Im pakistanischen Grenzgebiet zu Afghanistan regiert der Terror. Es liegt nicht nur an den Taliban, sagen viele Einheimische.

Marc Thörner
Löschversuche. Pakistanische Feuerwehrleute nach dem Angriff auf einen Nato-Nachschubkonvoi am Mittwoch.
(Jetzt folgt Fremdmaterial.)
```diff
@@ -266,14 +280,16 @@
     asm("v_mov_b32 %0, 0" : "=v"(zero));
     u32 lo = 0, M = 0;
     u32 Q = 16;
+    u32 flo = 0;
     if (inrow) {
-      __syncthreads();
-      for (u32 r = 0; r < nr_wg; r++) {
-        const int slot = r % SLOTS;
+      barrier_lds_only();
+      auto fetch = [&](uint4 (&g)[ACL_STEPS], int slot) {
+#pragma unroll
+        for (int j = 0; j < ACL_STEPS; j++) g[j] = sh.ops[slot][j][lane];
+      };
+      auto round = [&](u32 r, int slot, const uint4 (&g)[ACL_STEPS], uint4 (&gn)[ACL_STEPS]) {
+        fetch(gn, slot + 1 == SLOTS ? 0 : slot + 1);
         const u32 lo0 = lo, M0 = M, Q0 = Q;
-        uint4 g[ACL_STEPS];
-#pragma unroll
-        for (int j = 0; j < ACL_STEPS; j++) g[j] = sh.ops[slot][j][lane];
         u32 topw = 0;
         u32 Bp = 0, Qp = 0;
 #pragma unroll
@@ -311,11 +327,22 @@
             Q = gq;
           }
         }
-        if (r + 1 == nr) sh.final_lo[lane] = lo & 0x7FFFFFFFu;
-        __syncthreads();
-      }
-      __syncthreads();
-      __syncthreads();
+        flo = r + 1 == nr ? lo : flo;
+        barrier_lds_only();
+      };
+      uint4 ga[ACL_STEPS], gb[ACL_STEPS];
+      fetch(ga, 0);
+      int slot = 0;
+      for (u32 r = 0; r < nr_wg; r += 2) {
+        round(r, slot, ga, gb);
+        slot = slot + 1 == SLOTS ? 0 : slot + 1;
+        if (r + 1 == nr_wg) break;
+        round(r + 1, slot, gb, ga);
+        slot = slot + 1 == SLOTS ? 0 : slot + 1;
+      }
+      sh.final_lo[lane] = flo & 0x7FFFFFFFu;
+      barrier_lds_only();
+      barrier_lds_only();
     }
   } else if (role == 2) {
     if (inrow) {
@@ -329,12 +356,18 @@
       sh.pub[1][lane] = 0;
       barrier_lds_only();
       auto take = [&](u32 r) {
+        u32x4 v[ACL_STEPS / 2];
+        {
+          const uint4 *p = &sh.rec[r & 1][0][lane];
+          constexpr int ROW = LW * 16;
+          v[0] = acl_lds_read16<0>(p);       v[1] = acl_lds_read16<ROW>(p);     v[2] = acl_lds_read16<2 * ROW>(p); v[3] = acl_lds_read16<3 * ROW>(p);
+          v[4] = acl_lds_read16<4 * ROW>(p); v[5] = acl_lds_read16<5 * ROW>(p); v[6] = acl_lds_read16<6 * ROW>(p); v[7] = acl_lds_read16<7 * ROW>(p);
+          static_assert(ACL_STEPS / 2 == 8, "");
+        }
         if (r < nr && sk.room()) {
-          uint4 v[ACL_STEPS / 2];
-#pragma unroll
-          for (int j = 0; j < ACL_STEPS / 2; j++) v[j] = sh.rec[r & 1][j][lane];
           const u32 s2 = sk.w2, s1 = sk.w1, s0 = sk.w0, sq = sk.Qb;
           sk.ncar = ~0u;
+          acl_wait_lds(v);
 #pragma unroll
           for (int j = 0; j < ACL_STEPS / 2; j++) {
             uint4 o;
@@ -354,6 +387,7 @@
             }
           }
         }
+        acl_wait_lds(v);
       };
       for (u32 i = 0; i < nr_wg; i++) {
         if (i > 0) take(i - 1);
```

Löschversuche. Pakistanische Feuerwehrleute nach dem Angriff auf einen Nato-Nachschubkonvoi am Mittwoch.Foto: dpa

„Schluss mit den US-Drohnenangriffen. Wach auf, Regierung!“ Rund 20 Studenten haben sich an diesem Morgen vor dem Presseclub im pakistanischen Peschawar versammelt, Lärm machen sie wie hundert, schreien Slogans: Präsident Zardari solle aufhören, die pakistanische Souveränität an die Amerikaner zu verkaufen. Näher betrachtet, entpuppen sich die jungen Männer als freundlich, gut erzogen, beinahe bieder. Niemand von ihnen vergisst das „Sir“, am Ende jedes Satzes. Woher die Wut? Weil die US-Armee, sagt einer, dort immer wieder ungehindert zuschlägt, wie offenbar beim jüngsten Angriff mit einer Drohne, bei dem im Nordwesten acht Aufständische starben, darunter möglicherweise auch welche mit deutschem Pass. Und weil Pakistan wie eine Bananenrepublik behandelt werde. Nach einem Angriff von Nato-Hubschraubern auf pakistanischem Gebiet am Donnerstag hatten die Behörden eine Blockade gegen Nato-Versorgungstransporte nach Afghanistan verhängt. Und als vorläufiger Höhepunkt einer ganzen Serie von Anschlägen auf Nato-Fahrzeuge wurden am Mittwoch nahe der Stadt Quetta 20 Nachschublaster der Allianz angegriffen. Ein Fahrer wurde getötet, die Lastwagen in Brand gesetzt.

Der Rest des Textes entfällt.